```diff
-__global__ void row_map_kernel(const int32_t* __restrict__ cu, int s0, int ns, const int32_t* __restrict__ roff,
-                               int r_pad, int32_t* __restrict__ row_seq, int32_t* __restrict__ row_pos,
-                               int32_t* __restrict__ row_tok) {
-  const int r = blockIdx.x * blockDim.x + threadIdx.x;
+    int t_r = 0, t_q = 0, t_l = 0;
+#pragma unroll
+    for (int w = 0; w < 4; ++w) {
+      if (w == wave) {
+        e_r += c_r + t_r - v_r;
+        e_q += c_q + t_q - v_q;
+        e_l += c_l + t_l - v_l;
+      }
+      t_r += wave_tot[w][0];
+      t_q += wave_tot[w][1];
+      t_l += wave_tot[w][2];
+    }
+    if (i < ns) {
+      if (writer) {
+        roff[i] = e_r;
+        if (blocks) {
+          qboff[i] = e_q;
+          qboff_l[i] = e_l;
+        }
+      }
+      if (v_r > 0) {
+        const int lo = e_r > r0 ? e_r : r0;
+        const int hi = e_r + v_r < r0 + ROWMAP_ROWS ? e_r + v_r : r0 + ROWMAP_ROWS;
+        for (int r = lo; r < hi; r += ROW_ALIGN) {
+          group_seq[(r - r0) / ROW_ALIGN] = i;
+          group_off[(r - r0) / ROW_ALIGN] = e_r;
+        }
+      }
+    }
+    c_r += t_r;
+    c_q += t_q;
+    c_l += t_l;
+    if (!writer && c_r >= r0 + ROWMAP_ROWS) break;
+  }
+  if (writer && tid == 0) {
+    roff[ns] = c_r;
+    if (blocks) {
+      qboff[ns] = c_q;
+      qboff_l[ns] = c_l;
+    }
+  }
+  __syncthreads();
+  const int r = r0 + tid;
   if (r >= r_pad) return;
-  const int total = roff[ns];
-  if (r >= total) {
+  const int seq = group_seq[tid / ROW_ALIGN];
+  if (seq < 0) {
     row_seq[r] = -1;
     row_pos[r] = -1;
     row_tok[r] = -1;
     return;
   }
-  int lo = 0, hi = ns - 1;
-  while (lo < hi) {
-    const int mid = (lo + hi + 1) >> 1;
-    if (roff[mid] <= r) lo = mid; else hi = mid - 1;
-  }
-  const int pos = r - roff[lo];
-  const int start = cu[s0 + lo];
-  const int len = cu[s0 + lo + 1] - start;
-  row_seq[r] = lo;
+  const int pos = r - group_off[tid / ROW_ALIGN];
+  const int start = cu[s0 + seq];
+  const int len = cu[s0 + seq + 1] - start;
+  row_seq[r] = seq;
   if (pos < len) {
     row_pos[r] = pos;
     row_tok[r] = start + pos;
@@ -262,6 +313,8 @@
   __syncthreads();
   return (red[0] + red[1]) + (red[2] + red[3]);
 }
+
+constexpr int RANK_UNROLL = 32;
 
 __global__ __launch_bounds__(256) void rank_head_kernel(const float* __restrict__ cls, const float* __restrict__ y,
                                                         const int32_t* __restrict__ cu, int s0,
@@ -296,8 +349,26 @@
   __syncthreads();
   float lsum = 0.f;
   for (int n = tid; n < H; n += 256) {
+    const float* __restrict__ wn = dense_t + n;
     float acc = 0.f;
-    for (int k = 0; k < H; ++k) acc = fmaf(pooled[k], dense_t[(size_t)k * H + n], acc);
+    int k = 0;
+    if (H >= RANK_UNROLL) {
+      float cur[RANK_UNROLL], nxt[RANK_UNROLL];
+#pragma unroll
+      for (int j = 0; j < RANK_UNROLL; ++j) cur[j] = wn[(size_t)j * H];
+      for (; k + 2 * RANK_UNROLL <= H; k += RANK_UNROLL) {
+#pragma unroll
+        for (int j = 0; j < RANK_UNROLL; ++j) nxt[j] = wn[(size_t)(k + RANK_UNROLL + j) * H];
+#pragma unroll
+        for (int j = 0; j < RANK_UNROLL; ++j) acc = fmaf(pooled[k + j], cur[j], acc);
+#pragma unroll
+        for (int j = 0; j < RANK_UNROLL; ++j) cur[j] = nxt[j];
+      }
+#pragma unroll
+      for (int j = 0; j < RANK_UNROLL; ++j) acc = fmaf(pooled[k + j], cur[j], acc);
+      k += RANK_UNROLL;
+    }
+    for (; k < H; ++k) acc = fmaf(pooled[k], wn[(size_t)k * H], acc);
     const float gl = gelu_erf(acc);
     z[n] = gl;
     lsum += gl;
```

## Stage QKV weights two iterations at a time in a four-slot LDS ring

Applied to the files above, without the earlier changes.

Replaces the double-buffered per-iteration weight staging for the q/k/v^T projection loop with a four-slot LDS ring. Each even iteration prefetches the next two iterations' weights, so the vmcnt wait and block barrier run only every other iteration. It also routes the x output pointer through an opaque global-address-space cast so the stores can be emitted as global rather than flat stores. This halves barrier count and deepens prefetch, at the cost of more LDS use and a longer, more delicate vmcnt accounting that must stay correct.

New measurement: 67450 before, 68100 after (median of 6 runs). Within noise of the previous version (+1.0%).

```diff
diff --git a/microbench/rowgemm_ablate.hip b/microbench/rowgemm_ablate.hip
--- a/microbench/rowgemm_ablate.hip
+++ b/microbench/rowgemm_ablate.hip
@@ -382,6 +382,15 @@
     for (size_t i = 0; i < nx; ++i) if (memcmp(&x1[i], &x2[i], 4)) { if (!dx) fx = i; ++dx; }
     for (size_t i = 0; i < nq; ++i) { if (q1[i] != q2[i]) { if (!dq) fq = i; ++dq; } dk += k1[i] != k2[i]; dv += v1[i] != v2[i]; }
     printf("  determinism: x differs in %zu of %zu (first %zu), q %zu (first %zu), k %zu, v %zu\n", dx, nx, fx, dq, fq, dk, dv);
+    {
+      auto fnv = [](const void* data, size_t bytes) {
+        unsigned long long h = 1469598103934665603ull;
+        const unsigned char* b = static_cast<const unsigned char*>(data);
+        for (size_t i = 0; i < bytes; ++i) h = (h ^ b[i]) * 1099511628211ull;
+        return h;
+      };
+      printf("  output hashes: x %016llx q %016llx k %016llx v %016llx\n", fnv(x1.data(), nx * 4), fnv(q1.data(), nq * 2), fnv(k1.data(), nq * 2), fnv(v1.data(), nq * 2));
+    }
     if (dq) {
       size_t h_pw[4] = {0}, h_mf[2] = {0}, h_hf[2] = {0}, h_g[4] = {0}, h_ks[8] = {0}, h_r[4] = {0}, h_n[16] = {0}, h_blk[8] = {0};
       for (size_t i = 0; i < nq; ++i) if (q1[i] != q2[i]) {
diff --git a/open_provence_amd/csrc/opk_layer16p_body.inc b/open_provence_amd/csrc/opk_layer16p_body.inc
--- a/open_provence_amd/csrc/opk_layer16p_body.inc
+++ b/open_provence_amd/csrc/opk_layer16p_body.inc
@@ -241,6 +241,8 @@
     });
     asm volatile("s_waitcnt lgkmcnt(0)" : "+v"(a[0][4]), "+v"(a[0][5]), "+v"(a[0][6]), "+v"(a[0][7]), "+v"(a[1][4]), "+v"(a[1][5]), "+v"(a[1][6]), "+v"(a[1][7]));
   };
+  float* xrow_st = xrow;
+  float* xtile_st = xtile;
   auto store_rows = [&]() {
 #pragma unroll
     for (int i = 0; i < 4; ++i)
@@ -249,13 +251,20 @@
 #pragma unroll
         for (int fh = 0; fh < 2; ++fh) {
           const f32x4 t = acc1[i][fh][mf];
-          store_stream16(XOUT_T ? xtile + i * 1024 + (2 * mf + fh) * 256 : xrow + (size_t)(16 * mf) * H + 32 * i + 4 * fh, make_float4(t[0], t[1], t[2], t[3]));
+          store_stream16(XOUT_T ? xtile_st + i * 1024 + (2 * mf + fh) * 256 : xrow_st + (size_t)(16 * mf) * H + 32 * i + 4 * fh, make_float4(t[0], t[1], t[2], t[3]));
         }
   };
   const std::true_type yes_{};
   const std::false_type no_{};
 
   layer_ln(yes_, 0);
+  {
+    typedef __attribute__((address_space(1))) float gfloat;
+    gfloat* xg = (gfloat*)(XOUT_T ? xtile : xrow);
+    asm volatile("" : "+v"(xg));
+    if constexpr (XOUT_T) xtile_st = (float*)xg;
+    else xrow_st = (float*)xg;
+  }
   block_barrier();
   const uint32_t hx_pair = lds0 + (uint32_t)HX_B + (uint32_t)((pw * 2) * 1024);
   const uint32_t hx_own = hx_pair + (uint32_t)hf * 8u;
@@ -392,14 +401,22 @@
   } else {
     constexpr int N_IT = 3 * NT / 2;
     constexpr int N_SW = 2 * NT / 2;
-    auto stage_pair = [&](int it, int stage) {
+    struct QkvRing {
+      static constexpr int piece0(int it) { return (it & 3) == 0 ? 0 : (it & 3) == 1 ? 112 : (it & 3) == 2 ? 48 : 80; }
+      static constexpr int stores(int it) { return (it == 0 ? 0 : (it - 1 < N_SW ? 4 : 2)) + (it < 8 ? 2 : 0); }
+    };
+    static_assert(SW_ELEMS >= (QkvRing::piece0(1) + 32) * 512 && QkvRing::piece0(0) + 32 <= XCH_B / 1024 && QkvRing::piece0(1) * 1024 >= XCH_B + 65536,
+                  "q / k / v^T stages 0 and 1 lie clear of the LayerNorm exchange");
+    auto stage_pair = [&](auto it_tag) {
+      constexpr int it = decltype(it_tag)::value;
 #pragma unroll
       for (int u = 0; u < 4; ++u) {
         const int piece = wave + 8 * u;
-        dma_weight(rs_qkv, (uint32_t)(((2 * it) * CHUNK + piece * 512) * 2), stage * STAGE_PIECES + piece);
-      }
-    };
-    stage_pair(0, 0);
+        dma_weight(rs_qkv, (uint32_t)(((2 * it) * CHUNK + piece * 512) * 2), QkvRing::piece0(it) + piece);
+      }
+    };
+    stage_pair(std::integral_constant<int, 0>{});
+    stage_pair(std::integral_constant<int, 1>{});
     f32x4 rc[2], rs[2];
 #pragma unroll
     for (int mf = 0; mf < 2; ++mf) {
@@ -479,9 +496,12 @@
       constexpr int it = decltype(it_tag)::value, cur = it & 1;
       constexpr bool FIRST = decltype(first_tag)::value, SW = decltype(sw_tag)::value, SWP = decltype(swp_tag)::value;
       constexpr bool XS = it < 8;
-      stage_pair(it + 1 < N_IT ? it + 1 : it, cur ^ 1);
+      if constexpr ((it & 1) == 0 && it + 2 < N_IT) {
+        stage_pair(std::integral_constant<int, it + 2>{});
+        stage_pair(std::integral_constant<int, it + 3>{});
+      }
       __builtin_amdgcn_sched_barrier(0);
-      const uint32_t addr[2] = {b_lo + (uint32_t)(cur * STAGE_B), b_hi + (uint32_t)(cur * STAGE_B)};
+      const uint32_t addr[2] = {b_lo + (uint32_t)(QkvRing::piece0(it) * 1024), b_hi + (uint32_t)(QkvRing::piece0(it) * 1024)};
       frag_stream_m<8, 2, 2, QkvOff, 2>(addr, [&](auto step_tag, bf16x8(&w)[2]) {
         constexpr int s = decltype(step_tag)::value;
 #pragma unroll
@@ -499,7 +519,7 @@
 #pragma unroll
         for (int fh = 0; fh < 2; ++fh) {
           const f32x4 t = acc1[it >> 1][fh][it & 1];
-          store_stream16(XOUT_T ? xtile + (it >> 1) * 1024 + (2 * (it & 1) + fh) * 256 : xrow + (size_t)(16 * (it & 1)) * H + 32 * (it >> 1) + 4 * fh,
+          store_stream16(XOUT_T ? xtile_st + (it >> 1) * 1024 + (2 * (it & 1) + fh) * 256 : xrow_st + (size_t)(16 * (it & 1)) * H + 32 * (it >> 1) + 4 * fh,
                        make_float4(t[0], t[1], t[2], t[3]));
         }
         if constexpr (HOUT) {
@@ -517,9 +537,11 @@
           }
         }
       }
-      constexpr int N_STORES = (FIRST ? 0 : (SWP ? 4 : 2)) + (XS ? 2 : 0);
-      asm volatile("s_waitcnt vmcnt(%0)" ::"n"(N_STORES) : "memory");
-      block_barrier();
+      static_assert(QkvRing::stores(it) == (FIRST ? 0 : (SWP ? 4 : 2)) + (XS ? 2 : 0), "the step's stores as counted");
+      if constexpr ((it & 1) == 1 && it + 1 < N_IT) {
+        asm volatile("s_waitcnt vmcnt(%0)" ::"n"(QkvRing::stores(it - 1) + QkvRing::stores(it)) : "memory");
+        block_barrier();
+      }
     };
     iteration(std::integral_constant<int, 0>{}, yes_, yes_, yes_);
     static_for<N_SW - 1>([&](auto j_tag) { iteration(std::integral_constant<int, 1 + decltype(j_tag)::value>{}, no_, yes_, yes_); });
```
══════════
If a line in the entries above includes "bytes", count it; report the total alone.

Solved exercise:
2